沈姬雨沒有繼續搭理這個沒有一點節操的人,而是坐在一旁不知道再想些什麽。
一直到音九兒來了之後才回神“姑娘於小姐醒了。”
“於亭白呢。”
“在旁邊守著。”
緩緩起身,再次將桌子上剩下的一個酒杯砸向了那個剛剛睡著的人“起身,於媛醒了。”
“醒了就醒了,關我什麽事!老子要睡覺,有本事你也被男人折騰幾個兩個晚上試試。”柳銘飛不滿的低吼道,眼睛都沒有睜開。
音九兒再次笑了起來,估計也沒有幾個人敢折騰姑娘,不過這話說的倒是有歧義的很!
“五兩。”
“區區五兩銀子就想要使喚小爺我?真當小爺是廉價勞動力了?”柳銘飛扭頭,冷哼了一聲。
沈姬雨清冷著聲音道“我說的是金子。”
“走!現在就走!我是一個醫生,救死扶傷關愛病人是我的指責,誰也不能剝奪我的天職!”話音落,柳銘飛已經快速從軟塌上爬了起來,雖然疼痛讓他齜牙咧嘴,不過話還是說的正義淩然。

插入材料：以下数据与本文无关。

# aurianer/DLA-Future

Measured on AMD Instinct MI355X. Metric: fp64 Cholesky TFlop/s, higher is better.
Workload: dtype f64

## Files before the change

### dla_future_amd/__init__.py

```python
from .capi import (DLAFDescriptor, LibraryNotBuilt, lib, lib_path, type_char, version)
from .cholesky import (DeviceMatrix, GeneralDeviceMatrix, Grid, cholesky_factorization, finalize, generalized_to_standard,
                       initialize, make_descriptor, potrf_trace, pxhegst, pxpotrf, pxpotrs, pxtrsm, set_random_hermitian_positive_definite, tile_gemm, tile_herk, tile_potrf,
                       tile_trsm, triangular_solver, triangular_solver_device, potrs_device, release_workspace_pool, solver_profile,
                       update_launch_stats)
from . import distribution
from .eigensolver import (band_to_tridiagonal, bt_band_to_tridiagonal, bt_reduction_to_band,
                          bt_reduction_to_band_device, eigensolver_min_band, eigensolver_profile, get_band_size, hermitian_eigensolver,
                          hermitian_generalized_eigensolver, red2band_panel_stats, red2band_profile, reduction_to_band,
                          reduction_to_band_device, tridiagonal_eigensolver)

__all__ = ["band_to_tridiagonal", "bt_band_to_tridiagonal", "eigensolver_profile", "hermitian_eigensolver",
           "hermitian_generalized_eigensolver", "tridiagonal_eigensolver", "bt_reduction_to_band", "bt_reduction_to_band_device", "get_band_size", "eigensolver_min_band", "red2band_profile",
           "reduction_to_band", "reduction_to_band_device", "DLAFDescriptor", "DeviceMatrix", "GeneralDeviceMatrix", "Grid", "LibraryNotBuilt", "cholesky_factorization", "distribution",
           "finalize", "generalized_to_standard", "initialize", "lib", "lib_path", "make_descriptor", "pxhegst", "pxpotrf", "pxpotrs", "pxtrsm",
           "set_random_hermitian_positive_definite", "solver_profile", "tile_gemm", "tile_herk", "tile_potrf", "tile_trsm",
           "triangular_solver", "triangular_solver_device", "potrs_device", "type_char", "version"]
```

### dla_future_amd/capi.py

```python
from __future__ import annotations

import ctypes as C
import os

import numpy as np

_HERE = os.path.dirname(os.path.abspath(__file__))


class LibraryNotBuilt(RuntimeError):
    pass


def lib_path() -> str:
    return os.environ.get("DLAF_MI355X_LIB") or os.path.join(_HERE, "lib", "libdlaf_mi355x.so")


class DLAFDescriptor(C.Structure):
    _fields_ = [("m", C.c_int), ("n", C.c_int), ("mb", C.c_int), ("nb", C.c_int), ("isrc", C.c_int),
                ("jsrc", C.c_int), ("i", C.c_int), ("j", C.c_int), ("ld", C.c_int)]


BCAST_FN = C.CFUNCTYPE(C.c_int, C.c_void_p, C.c_int, C.c_int, C.c_void_p, C.c_size_t)
BARRIER_FN = C.CFUNCTYPE(C.c_int, C.c_void_p)

_TYPE_CHARS = {np.dtype(np.float32): "s", np.dtype(np.float64): "d", np.dtype(np.complex64): "c",
               np.dtype(np.complex128): "z"}


def type_char(dtype) -> str:
    try:
        return _TYPE_CHARS[np.dtype(dtype)]
    except KeyError:
        raise TypeError(f"unsupported element type {dtype}: expected float32/64 or complex64/128") from None


_vp, _i, _l, _ch = C.c_void_p, C.c_int, C.c_long, C.c_char
_IP = C.POINTER(C.c_int)
SIGNATURES = {
    "dlaf_initialize": (None, [_i, C.POINTER(C.c_char_p), _i, C.POINTER(C.c_char_p)]),
    "dlaf_finalize": (None, []),
    "dlaf_free_grid": (None, [_i]),
    "make_dlaf_descriptor": (DLAFDescriptor, [_i, _i, _i, _i, _IP]),
    "dlaf_cholesky_factorization_s": (_i, [_i, _ch, _vp, DLAFDescriptor]),
    "dlaf_cholesky_factorization_d": (_i, [_i, _ch, _vp, DLAFDescriptor]),
    "dlaf_cholesky_factorization_c": (_i, [_i, _ch, _vp, DLAFDescriptor]),
    "dlaf_cholesky_factorization_z": (_i, [_i, _ch, _vp, DLAFDescriptor]),
    "dlaf_pspotrf": (None, [_ch, _i, _vp, _i, _i, _IP, _IP]),
    "dlaf_pdpotrf": (None, [_ch, _i, _vp, _i, _i, _IP, _IP]),
    "dlaf_pcpotrf": (None, [_ch, _i, _vp, _i, _i, _IP, _IP]),
    "dlaf_pzpotrf": (None, [_ch, _i, _vp, _i, _i, _IP, _IP]),
    "dlaf_mi355x_version": (C.c_char_p, []),
    "dlaf_mi355x_create_grid_single": (_i, []),
    "dlaf_mi355x_rccl_unique_id": (None, [_vp]),
    "dlaf_mi355x_create_grid_rccl": (_i, [_vp, _i, _i, _i, _i, _ch]),
    "dlaf_mi355x_create_grid_host": (_i, [_i, _i, _i, _i, _ch, BCAST_FN, BARRIER_FN, _vp]),
    "dlaf_mi355x_grid_host_bcast": (_i, [_i, _i, _i, _vp, C.c_size_t]),
    "dlaf_mi355x_grid_info": (_i, [_i, _IP, _IP, _IP, _IP]),
    "dlaf_mi355x_grid_barrier": (_i, [_i]),
    "dlaf_mi355x_grid_selftest": (_i, [_i, C.c_size_t]),
    "dlaf_mi355x_matrix_create": (_i, [_i, _ch, _ch, DLAFDescriptor, C.POINTER(_vp)]),
    "dlaf_mi355x_matrix_destroy": (None, [_vp]),
    "dlaf_mi355x_matrix_upload": (_i, [_vp, _vp, _i]),
    "dlaf_mi355x_matrix_download": (_i, [_vp, _vp, _i]),
    "dlaf_mi355x_matrix_copy": (_i, [_vp, _vp]),
    "dlaf_mi355x_matrix_fetch_tile": (_i, [_vp, _l, _l, _vp, _i]),
    "dlaf_mi355x_grid_on_free": (_i, [_i, _vp, _vp]),
    "dlaf_mi355x_grid_rekey": (_i, [_i, _i]),
    "dlaf_mi355x_grid_comm_log": (_i, [_i, _i]),
    "dlaf_mi355x_grid_comm_log_read": (_l, [_i, C.POINTER(C.c_long), _l]),
    "dlaf_mi355x_matrix_local_info": (_i, [_vp]),
    "dlaf_mi355x_potrf_trace": (_i, [C.POINTER(C.c_ulonglong)]),
    "dlaf_mi355x_update_launch_stats": (_i, [C.POINTER(C.c_long), C.POINTER(C.c_long)]),
    "dlaf_mi355x_cholesky_start": (_i, [_vp]),
    "dlaf_mi355x_cholesky_wait": (_i, [_vp]),
    "dlaf_mi355x_cholesky_factorization_device": (_i, [_vp]),
    "dlaf_mi355x_cholesky_residual": (_i, [_vp, _vp, C.POINTER(C.c_double), C.POINTER(C.c_double)]),
    "dlaf_mi355x_matrix_trsm_profile": (_i, [_vp, _i, C.POINTER(C.c_double), C.POINTER(C.c_double), C.POINTER(C.c_double)]),
    "dlaf_mi355x_matrix_profile": (_i, [_vp, _i, C.POINTER(C.c_double), C.POINTER(C.c_long),
                                        C.POINTER(C.c_double), C.POINTER(C.c_double)]),
    "dlaf_mi355x_triangular_solver_s": (_i, [_i, _ch, _ch, _ch, _ch, _vp, _vp, DLAFDescriptor, _vp, DLAFDescriptor]),
    "dlaf_mi355x_triangular_solver_d": (_i, [_i, _ch, _ch, _ch, _ch, _vp, _vp, DLAFDescriptor, _vp, DLAFDescriptor]),
    "dlaf_mi355x_triangular_solver_c": (_i, [_i, _ch, _ch, _ch, _ch, _vp, _vp, DLAFDescriptor, _vp, DLAFDescriptor]),
    "dlaf_mi355x_triangular_solver_z": (_i, [_i, _ch, _ch, _ch, _ch, _vp, _vp, DLAFDescriptor, _vp, DLAFDescriptor]),
    "dlaf_mi355x_pstrsm": (None, [_ch, _ch, _ch, _ch, _i, _i, _vp, _vp, _i, _i, _IP, _vp, _i, _i, _IP]),
    "dlaf_mi355x_pdtrsm": (None, [_ch, _ch, _ch, _ch, _i, _i, _vp, _vp, _i, _i, _IP, _vp, _i, _i, _IP]),
    "dlaf_mi355x_pctrsm": (None, [_ch, _ch, _ch, _ch, _i, _i, _vp, _vp, _i, _i, _IP, _vp, _i, _i, _IP]),
    "dlaf_mi355x_pztrsm": (None, [_ch, _ch, _ch, _ch, _i, _i, _vp, _vp, _i, _i, _IP, _vp, _i, _i, _IP]),
    "dlaf_mi355x_pspotrs": (None, [_ch, _i, _i, _vp, _i, _i, _IP, _vp, _i, _i, _IP, _IP]),
    "dlaf_mi355x_pdpotrs": (None, [_ch, _i, _i, _vp, _i, _i, _IP, _vp, _i, _i, _IP, _IP]),
    "dlaf_mi355x_pcpotrs": (None, [_ch, _i, _i, _vp, _i, _i, _IP, _vp, _i, _i, _IP, _IP]),
    "dlaf_mi355x_pzpotrs": (None, [_ch, _i, _i, _vp, _i, _i, _IP, _vp, _i, _i, _IP, _IP]),
    "dlaf_mi355x_solver_profile": (_i, [C.POINTER(C.c_double), C.POINTER(C.c_double)]),
    "dlaf_mi355x_gmatrix_create": (_i, [_i, _ch, DLAFDescriptor, C.POINTER(_vp)]),
    "dlaf_mi355x_gmatrix_destroy": (None, [_vp]),
    "dlaf_mi355x_gmatrix_upload": (_i, [_vp, _vp, _i]),
    "dlaf_mi355x_gmatrix_download": (_i, [_vp, _vp, _i]),
    "dlaf_mi355x_triangular_solver_device": (_i, [_ch, _ch, _ch, _ch, _vp, _vp, _vp]),
    "dlaf_mi355x_potrs_device": (_i, [_ch, _vp, _vp]),
    "dlaf_mi355x_generalized_to_standard_s": (_i, [_i, _ch, _vp, DLAFDescriptor, _vp, DLAFDescriptor]),
    "dlaf_mi355x_generalized_to_standard_d": (_i, [_i, _ch, _vp, DLAFDescriptor, _vp, DLAFDescriptor]),
    "dlaf_mi355x_generalized_to_standard_c": (_i, [_i, _ch, _vp, DLAFDescriptor, _vp, DLAFDescriptor]),
    "dlaf_mi355x_generalized_to_standard_z": (_i, [_i, _ch, _vp, DLAFDescriptor, _vp, DLAFDescriptor]),
    "dlaf_mi355x_pshegst": (None, [_i, _ch, _i, _vp, _i, _i, _IP, _vp, _i, _i, _IP, _vp, _IP]),
    "dlaf_mi355x_pdhegst": (None, [_i, _ch, _i, _vp, _i, _i, _IP, _vp, _i, _i, _IP, _vp, _IP]),
    "dlaf_mi355x_pchegst": (None, [_i, _ch, _i, _vp, _i, _i, _IP, _vp, _i, _i, _IP, _vp, _IP]),
    "dlaf_mi355x_pzhegst": (None, [_i, _ch, _i, _vp, _i, _i, _IP, _vp, _i, _i, _IP, _vp, _IP]),
    "dlaf_mi355x_generalized_to_standard_device": (_i, [_vp, _vp]),
    "dlaf_mi355x_reduction_to_band_s": (_i, [_i, _vp, DLAFDescriptor, _i, _vp]),
    "dlaf_mi355x_reduction_to_band_d": (_i, [_i, _vp, DLAFDescriptor, _i, _vp]),
    "dlaf_mi355x_reduction_to_band_c": (_i, [_i, _vp, DLAFDescriptor, _i, _vp]),
    "dlaf_mi355x_reduction_to_band_z": (_i, [_i, _vp, DLAFDescriptor, _i, _vp]),
    "dlaf_mi355x_reduction_to_band_device": (_i, [_vp, _i, _vp]),
    "dlaf_mi355x_bt_reduction_to_band_s": (_i, [_i, _i, _vp, DLAFDescriptor, _vp, DLAFDescriptor, _vp]),
    "dlaf_mi355x_bt_reduction_to_band_d": (_i, [_i, _i, _vp, DLAFDescriptor, _vp, DLAFDescriptor, _vp]),
    "dlaf_mi355x_bt_reduction_to_band_c": (_i, [_i, _i, _vp, DLAFDescriptor, _vp, DLAFDescriptor, _vp]),
    "dlaf_mi355x_bt_reduction_to_band_z": (_i, [_i, _i, _vp, DLAFDescriptor, _vp, DLAFDescriptor, _vp]),
    "dlaf_mi355x_bt_reduction_to_band_device": (_i, [_i, _vp, _vp, _vp]),
    "dlaf_mi355x_band_to_tridiagonal_s": (_i, [_i, _vp, DLAFDescriptor, _i, _vp, _vp, _vp, _i]),
    "dlaf_mi355x_bt_band_to_tridiagonal_s": (_i, [_i, _i, _i, _vp, _i, _vp, _i]),
    "dlaf_mi355x_band_to_tridiagonal_d": (_i, [_i, _vp, DLAFDescriptor, _i, _vp, _vp, _vp, _i]),
    "dlaf_mi355x_bt_band_to_tridiagonal_d": (_i, [_i, _i, _i, _vp, _i, _vp, _i]),
    "dlaf_mi355x_band_to_tridiagonal_c": (_i, [_i, _vp, DLAFDescriptor, _i, _vp, _vp, _vp, _i]),
    "dlaf_mi355x_bt_band_to_tridiagonal_c": (_i, [_i, _i, _i, _vp, _i, _vp, _i]),
    "dlaf_mi355x_band_to_tridiagonal_z": (_i, [_i, _vp, DLAFDescriptor, _i, _vp, _vp, _vp, _i]),
    "dlaf_mi355x_bt_band_to_tridiagonal_z": (_i, [_i, _i, _i, _vp, _i, _vp, _i]),
    "dlaf_symmetric_eigensolver_s": (_i, [_i, _ch, _vp, DLAFDescriptor, _vp, _vp, DLAFDescriptor]),
    "dlaf_symmetric_generalized_eigensolver_s": (_i, [_i, _ch, _vp, DLAFDescriptor, _vp, DLAFDescriptor, _vp, _vp, DLAFDescriptor]),
    "dlaf_symmetric_generalized_eigensolver_factorized_s": (_i, [_i, _ch, _vp, DLAFDescriptor, _vp, DLAFDescriptor, _vp, _vp, DLAFDescriptor]),
    "dlaf_symmetric_eigensolver_d": (_i, [_i, _ch, _vp, DLAFDescriptor, _vp, _vp, DLAFDescriptor]),
    "dlaf_symmetric_generalized_eigensolver_d": (_i, [_i, _ch, _vp, DLAFDescriptor, _vp, DLAFDescriptor, _vp, _vp, DLAFDescriptor]),
    "dlaf_symmetric_generalized_eigensolver_factorized_d": (_i, [_i, _ch, _vp, DLAFDescriptor, _vp, DLAFDescriptor, _vp, _vp, DLAFDescriptor]),
    "dlaf_hermitian_eigensolver_c": (_i, [_i, _ch, _vp, DLAFDescriptor, _vp, _vp, DLAFDescriptor]),
    "dlaf_hermitian_generalized_eigensolver_c": (_i, [_i, _ch, _vp, DLAFDescriptor, _vp, DLAFDescriptor, _vp, _vp, DLAFDescriptor]),
    "dlaf_hermitian_generalized_eigensolver_factorized_c": (_i, [_i, _ch, _vp, DLAFDescriptor, _vp, DLAFDescriptor, _vp, _vp, DLAFDescriptor]),
    "dlaf_hermitian_eigensolver_z": (_i, [_i, _ch, _vp, DLAFDescriptor, _vp, _vp, DLAFDescriptor]),
    "dlaf_hermitian_generalized_eigensolver_z": (_i, [_i, _ch, _vp, DLAFDescriptor, _vp, DLAFDescriptor, _vp, _vp, DLAFDescriptor]),
    "dlaf_hermitian_generalized_eigensolver_factorized_z": (_i, [_i, _ch, _vp, DLAFDescriptor, _vp, DLAFDescriptor, _vp, _vp, DLAFDescriptor]),
    "dlaf_pssyevd": (None, [_ch, _i, _vp, _i, _i, _IP, _vp, _vp, _i, _i, _IP, _IP]),
    "dlaf_pdsyevd": (None, [_ch, _i, _vp, _i, _i, _IP, _vp, _vp, _i, _i, _IP, _IP]),
    "dlaf_pcheevd": (None, [_ch, _i, _vp, _i, _i, _IP, _vp, _vp, _i, _i, _IP, _IP]),
    "dlaf_pzheevd": (None, [_ch, _i, _vp, _i, _i, _IP, _vp, _vp, _i, _i, _IP, _IP]),
    "dlaf_pssygvd": (None, [_ch, _i, _vp, _i, _i, _IP, _vp, _i, _i, _IP, _vp, _vp, _i, _i, _IP, _IP]),
    "dlaf_pssygvd_factorized": (None, [_ch, _i, _vp, _i, _i, _IP, _vp, _i, _i, _IP, _vp, _vp, _i, _i, _IP, _IP]),
    "dlaf_pdsygvd": (None, [_ch, _i, _vp, _i, _i, _IP, _vp, _i, _i, _IP, _vp, _vp, _i, _i, _IP, _IP]),
    "dlaf_pdsygvd_factorized": (None, [_ch, _i, _vp, _i, _i, _IP, _vp, _i, _i, _IP, _vp, _vp, _i, _i, _IP, _IP]),
    "dlaf_pchegvd": (None, [_ch, _i, _vp, _i, _i, _IP, _vp, _i, _i, _IP, _vp, _vp, _i, _i, _IP, _IP]),
    "dlaf_pchegvd_factorized": (None, [_ch, _i, _vp, _i, _i, _IP, _vp, _i, _i, _IP, _vp, _vp, _i, _i, _IP, _IP]),
    "dlaf_pzhegvd": (None, [_ch, _i, _vp, _i, _i, _IP, _vp, _i, _i, _IP, _vp, _vp, _i, _i, _IP, _IP]),
    "dlaf_pzhegvd_factorized": (None, [_ch, _i, _vp, _i, _i, _IP, _vp, _i, _i, _IP, _vp, _vp, _i, _i, _IP, _IP]),
    "dlaf_mi355x_tridiagonal_eigensolver_s": (_i, [_i, _i, _vp, _vp, _vp, _vp, _i]),
    "dlaf_mi355x_tridiagonal_eigensolver_d": (_i, [_i, _i, _vp, _vp, _vp, _vp, _i]),
    "dlaf_mi355x_eigensolver_profile": (_i, [C.POINTER(C.c_double)]),
    "dlaf_mi355x_get_band_size": (_i, [_i]),
    "dlaf_mi355x_red2band_panel_stats": (_i, [C.POINTER(C.c_long), C.POINTER(C.c_long)]),
    "dlaf_mi355x_workspace_pool_release": (C.c_long, []),
    "dlaf_mi355x_get_eigensolver_min_band": (_i, []),
    "dlaf_mi355x_set_eigensolver_min_band": (None, [_i]),
    "dlaf_mi355x_red2band_profile": (_i, [C.POINTER(C.c_double), C.POINTER(C.c_double)]),
    "dlaf_mi355x_set_random_hpd": (_i, [_i, _ch, _vp, DLAFDescriptor, _i]),
    "dlaf_mi355x_tile_potrf": (_i, [_ch, _ch, _i, _vp, _i]),
    "dlaf_mi355x_tile_trsm": (_i, [_ch, _ch, _i, _i, _vp, _i, _vp, _i]),
    "dlaf_mi355x_tile_herk": (_i, [_ch, _ch, _i, _i, _vp, _i, _vp, _i]),
    "dlaf_mi355x_tile_gemm": (_i, [_ch, _ch, _i, _i, _i, _vp, _i, _vp, _i, _vp, _i]),
    "dlaf_mi355x_dist_owner": (_i, [_l, _i, _i]),
    "dlaf_mi355x_dist_local_tile": (_l, [_l, _i, _i, _i]),
    "dlaf_mi355x_dist_next_local_tile": (_l, [_l, _i, _i, _i]),
    "dlaf_mi355x_dist_global_tile": (_l, [_l, _i, _i, _i]),
    "dlaf_mi355x_dist_local_size": (_l, [_l, _i, _i, _i, _i]),
    "dlaf_mi355x_dist_local_tiles": (_l, [_l, _i, _i, _i, _i]),
}
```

沈姬雨撇都沒撇他,直接向於媛的房間走去,任由柳銘飛在後麵求保障。
“於大哥,聽說於姐姐醒了?”
“姬雨妹妹來了,快進來,媛兒剛醒。”於亭白興奮的道。
但是他懷裏麵的於媛看到沈姬雨的時候,愣了一下,將腦子裏麵的信息全部整理了一下,卻又不知道該怎麽去麵對她。
“於姐姐怎麽了?剛醒來難免有些不適應,還請神醫先生給重新診斷下。”沈姬雨走了過去,柔聲道。
柳銘飛心不甘情不的走了過去“小妹妹,把胳膊給哥哥來,哥哥看看哪裏還沒好。”
“登徒子,滾!”
於媛恢複了一些往日裏的爽朗性子,對待柳銘飛一點客氣也沒有,好在於亭白在,解釋了半天她才勉強的接受了這個暴發戶是神醫的事實。